**Task details:** Scan the listing for "pixel" and copy out each line that has it.

**Input for this task:**
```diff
+                        f16* dst = ok[it] ? reinterpret_cast<f16*>(reinterpret_cast<char*>(p.out) + offo + (long)pixel[it] * rpo) : trash;
+                        *reinterpret_cast<f16x8*>(dst) = v[it];
                     }
-                    f16* dst = ok[it] ? reinterpret_cast<f16*>(reinterpret_cast<char*>(p.out) + offo + (long)pixel[it] * rpo) : trash;
-                    *reinterpret_cast<f16x8*>(dst) = v[it];
                 }
             }
             stores_in_flight = true;
@@ -783,6 +788,13 @@
     }
     if constexpr (COUT == 32 && (EPI == VX_DC_F16 || EPI == VX_DC_HEAD_F32)) {
         if (a.bil_hs > 0) return launch_variant<32, EPI, false, false, 0, 2, true>(a, s);
+    }
+    if constexpr (COUT == 64 && EPI == VX_DC_F16) {
+        if (a.cin == 64) {
+            if (a.a_relu) return launch_variant<64, EPI, true, false, 2, 2>(a, s);
+            if (a.stamps) return launch_variant<64, EPI, false, true, 2, 2>(a, s);
+            return launch_variant<64, EPI, false, false, 2, 2>(a, s);
+        }
     }
     if constexpr (EPI == VX_DC_F16) {
         if (a.a_relu) return launch_variant<COUT, EPI, true, false>(a, s);
@@ -906,6 +918,7 @@
     return prepare_variant<32, VX_DC_F16, false, false>() && prepare_variant<32, VX_DC_F16, true, false>() &&
            prepare_variant<32, VX_DC_F16, false, false, 2, 3>() && prepare_variant<32, VX_DC_F16, false, false, 4, 2>() &&
            prepare_variant<64, VX_DC_F16, false, false>() && prepare_variant<64, VX_DC_F16, true, false>() &&
+           prepare_variant<64, VX_DC_F16, false, false, 2, 2>() && prepare_variant<64, VX_DC_F16, true, false, 2, 2>() &&
            prepare_variant<32, VX_DC_RGB_F32, false, false>() && prepare_variant<32, VX_DC_HEAD_F32, false, false>() &&
            prepare_variant<32, VX_DC_F16, false, false, 0, 2, true>() && prepare_variant<32, VX_DC_HEAD_F32, false, false, 0, 2, true>() &&
            prepare_variant<32, VX_DC_HEAD_F32, false, false, 0, 2, true, true>() && prepare_variant<32, VX_DC_HEAD_F32, false, false, 0, 3, false, true>();
```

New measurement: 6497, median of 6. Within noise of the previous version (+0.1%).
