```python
# ... 70 lines not shown
        if self.tc:
            if not self.tch:
                self.lo1, self.lo2, self.lo3 = (e(Mq, self.ldn) for _ in range(3))
            self.E_lo, self.ET, self.ET_lo = sq(), sq(), sq()
            sg = lambda: e(Mq, self.ldg)[:, :Mq]
            self.G_lo, self.H_lo = sg(), sg()
            self.syrk_split = max(1, min(8, self.nq // 4096))
            self.split_ws = e(self.syrk_split * Mq * _round_up(Mq, 4)) if self.syrk_split > 1 else None
        self.nslab = max(1, ops.reduce_slabs(Mq, nq))
        self.pm, self.pv = e(self.nslab, nq), e(self.nslab, nq)
        self.mu, self.var, self.gmu, self.gvar = e(nq), e(nq), e(nq), e(nq)
        self.tp = e(max(1, min(64, nq // 2048)), Mq)
        self.big = torch.zeros(Mq * self.ldg + Mq, dtype=T, device=device)
        self.G, self.t = self.big[: Mq * self.ldg].view(Mq, self.ldg)[:, :Mq], self.big[Mq * self.ldg:]
        self.small = torch.zeros(8 + M * d + M * p * d, dtype=F64, device=device)
        self.sc = self.small[:8]
        self.gZ = self.small[8: 8 + M * d].view(M, d)
        self.gVz = self.small[8 + M * d:].view(M * p, d) if p else None
        self.small2 = torch.zeros_like(self.small)
        self.gZ2 = self.small2[8: 8 + M * d].view(M, d)
        self.gVz2 = self.small2[8 + M * d:].view(M * p, d) if p else None
        self.kl = torch.zeros(1, dtype=F64, device=device)
        self.scratch = e(max(8192, 2 * ((nq + 255) // 256) + 64), dt=F64)
        self.scratch_kl = e(512, dt=F64)
        self.H = e(Mq, self.ldg)[:, :Mq] if T == F32 else sq()
        self.X = sq()
        self.Y, self.Psi, self.S = (e(Mq, Mq, dt=F64) for _ in range(3))
        self.gm = self.gLs = None
        self.wx = None
        self.generation = 0
        self.canon = None


class Engine:
    def __init__(self):
        self._ws, self._fac, self._streams, self._events = {}, {}, {}, {}

    def _fork_event(self, device):
        key = str(device)
        ev = self._events.get(key)
        if ev is None:
            ev = self._events[key] = torch.cuda.Event()
        return ev

    def _scales_event(self, device):
        key = "scales:" + str(device)
        ev = self._events.get(key)
        if ev is None:
            ev = self._events[key] = torch.cuda.Event()
        return ev

    def _side_stream(self, device):
        key = str(device)
        st = self._streams.get(key)
        if st is None:
            st = self._streams[key] = torch.cuda.Stream(device=device)
        return st

    def workspace(self, device, dtype, n, d, M, p, p2):
        key = (str(device), dtype, n, d, M, p, p2)
        ws = self._ws.pop(key, None)
        if ws is None:
            while len(self._ws) >= WORKSPACE_CACHE:
                self._ws.pop(next(iter(self._ws)))
            ws = Workspace(device, dtype, n, d, M, p, p2)
        self._ws[key] = ws
        ws.generation += 1
        return ws

    def factor(self, device, dtype, d, M, p):
        key = (str(device), dtype, d, M, p)
        f = self._fac.pop(key, None)
        if f is None:
            while len(self._fac) >= WORKSPACE_CACHE:
                self._fac.pop(next(iter(self._fac)))
            f = Factor(device, dtype, d, M, p)
        self._fac[key] = f
        f.generation += 1
        return f

    @staticmethod
    def _validate(P, x, Vx, p, p2, y=None):
        if x.dim() != 2:
            raise ValueError(f"x must be (n, d); got {tuple(x.shape)}")
        if not x.is_cuda:
            raise TypeError("dsvgp_b200 runs on CUDA tensors only (there is no CPU path)")
        T, dev = x.dtype, x.device
        if T not in (F32, F64):
            raise TypeError(f"unsupported dtype {T}: the hot path is built for float32 and float64")
        n, d = x.shape
        M = P.Z.shape[0]
        Mq = M * (p + 1)
        want = {"Z": (M, d), "Vz": (M * p, d) if p else None, "m": (Mq,), "Ls_raw": (Mq, Mq)}
        for name in _PARAM_NAMES:
            t = getattr(P, name, None)
            if t is None:
                continue
            if t.dtype != T or t.device != dev:
                raise TypeError(f"parameter `{name}` is {t.dtype} on {t.device}, the inputs are {T} on {dev}: move the "
                                "model and the likelihood to the dtype / device of the data (model.to(...))")
            shp = want.get(name)
            if shp is not None and tuple(t.shape) != shp:
                raise ValueError(f"parameter `{name}` has shape {tuple(t.shape)}, expected {shp}")
            if name in ("Z", "Vz", "m", "Ls_raw") and not t.is_contiguous():
                raise ValueError(f"parameter `{name}` must be contiguous")
        if p2:
# ... 553 lines not shown
```
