diff --git a/torch-mednet_amd/csrc/loss_blocks.inc b/torch-mednet_amd/csrc/loss_blocks.inc
--- a/torch-mednet_amd/csrc/loss_blocks.inc
+++ b/torch-mednet_amd/csrc/loss_blocks.inc
@@ -54,6 +54,17 @@
     for (int k = 0; k < MAXC; ++k)
       if (k < c) p[k] *= inv;
   }
+}
+
+template <int K, class Z>
+__device__ __forceinline__ float head_logit_row(Z&& z, const float* __restrict__ Pb, const float* __restrict__ bias, int i) {
+  float s0 = bias ? bias[i] : 0.f, s1 = 0.f;
+#pragma unroll
+  for (int j = 0; j < K; j += 2) {
+    s0 = fmaf(z(j), Pb[(size_t)i * K + j], s0);
+    s1 = fmaf(z(j + 1), Pb[(size_t)i * K + j + 1], s1);
+  }
+  return s0 + s1;
 }
 
 template <int MAXC>
diff --git a/torch-mednet_amd/csrc/norm_act.hip b/torch-mednet_amd/csrc/norm_act.hip
--- a/torch-mednet_amd/csrc/norm_act.hip
+++ b/torch-mednet_amd/csrc/norm_act.hip
@@ -302,6 +302,17 @@
   }
 }
 
+template <int VEC>
+__device__ __forceinline__ void gn_apply_n(F8& out, const float (&a)[VEC], const float (&b)[VEC], const F8& xin, const F8& rin,
+                                           bool has_res, int act) {
+#pragma unroll
+  for (int k = 0; k < VEC; ++k) {
+    out.v[k] = fmaf(a[k], xin.v[k], b[k]);
+    if (has_res) out.v[k] += rin.v[k];
+  }
+  act_apply_n<VEC>(out.v, act);
+}
+
 template <typename TX, typename TZ, int VEC>
 __global__ __launch_bounds__(256) void gn_act_fwd_kernel(const TX* __restrict__ x, const float* __restrict__ coef,
                                                          const TZ* __restrict__ res, TZ* __restrict__ z,
@@ -318,14 +329,7 @@
     b[k] = coef[((size_t)n * c + L.col * VEC + k) * 2 + 1];
   }
   const size_t off = (size_t)n * spatial * c + (size_t)L.col * VEC;
-  auto one = [&](const F8& xin, const F8& rin, F8& out) {
-#pragma unroll
-    for (int k = 0; k < VEC; ++k) {
-      out.v[k] = fmaf(a[k], xin.v[k], b[k]);
-      if (res) out.v[k] += rin.v[k];
-    }
-    act_apply_n<VEC>(out.v, act);
-  };
+  auto one = [&](const F8& xin, const F8& rin, F8& out) { gn_apply_n<VEC>(out, a, b, xin, rin, res != nullptr, act); };
   size_t v = v0 + L.row;
   const size_t R = (size_t)L.rows;
   for (; v + 3 * R < v1; v += 4 * R) {
@@ -1054,6 +1058,115 @@
   size_t v = v0 + row;
   for (; v + (size_t)ROWS < v1; v += 2 * (size_t)ROWS) two(v, v + ROWS, true);
   for (; v < v1; v += ROWS) two(v, v, false);
+}
+
+typedef __attribute__((ext_vector_type(4))) uint32_t u32x4;
+template <typename T>
+using Half8 = std::conditional_t<std::is_same<T, bf16>::value, bf16x8, f16x8>;
+template <typename T>
+__device__ __forceinline__ u32x4 pack8(const F8& r) {
+  Half8<T> a;
+#pragma unroll
+  for (int k = 0; k < 8; ++k) a[k] = (T)r.v[k];
+  return __builtin_bit_cast(u32x4, a);
+}
+template <int CTRL>
+__device__ __forceinline__ uint32_t dpp_b32(uint32_t v) {
+  return (uint32_t)__builtin_amdgcn_update_dpp(0, (int)v, CTRL, 0xF, 0xF, true);
+}
+__device__ __forceinline__ void quad_transpose(u32x4 (&r)[4]) {
+  const bool o1 = threadIdx.x & 1, o2 = threadIdx.x & 2;
+#pragma unroll
+  for (int d = 0; d < 4; ++d) {
+#pragma unroll
+    for (int j = 0; j < 4; j += 2) {
+      const uint32_t lo = dpp_b32<0xB1>(r[j][d]), hi = dpp_b32<0xB1>(r[j + 1][d]);
+      r[j][d] = o1 ? hi : r[j][d];
+      r[j + 1][d] = o1 ? r[j + 1][d] : lo;
+    }
+#pragma unroll
+    for (int j = 0; j < 2; ++j) {
+      const uint32_t lo = dpp_b32<0x4E>(r[j][d]), hi = dpp_b32<0x4E>(r[j + 2][d]);
+      r[j][d] = o2 ? hi : r[j][d];
+      r[j + 2][d] = o2 ? r[j + 2][d] : lo;
+    }
+  }
+}
+
+template <typename T, typename TL, int KIND>
+__global__ __launch_bounds__(256) void gn_act_fwd_head_kernel(const T* __restrict__ x, const float* __restrict__ coef,
+                                                              const T* __restrict__ res, T* __restrict__ z,
+                                                              const float* __restrict__ Pb , const float* __restrict__ bias,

**Written reply:**
+                        f16* dst = ok[it] ? reinterpret_cast<f16*>(reinterpret_cast<char*>(p.out) + offo + (long)pixel[it] * rpo) : trash;
-                    f16* dst = ok[it] ? reinterpret_cast<f16*>(reinterpret_cast<char*>(p.out) + offo + (long)pixel[it] * rpo) : trash;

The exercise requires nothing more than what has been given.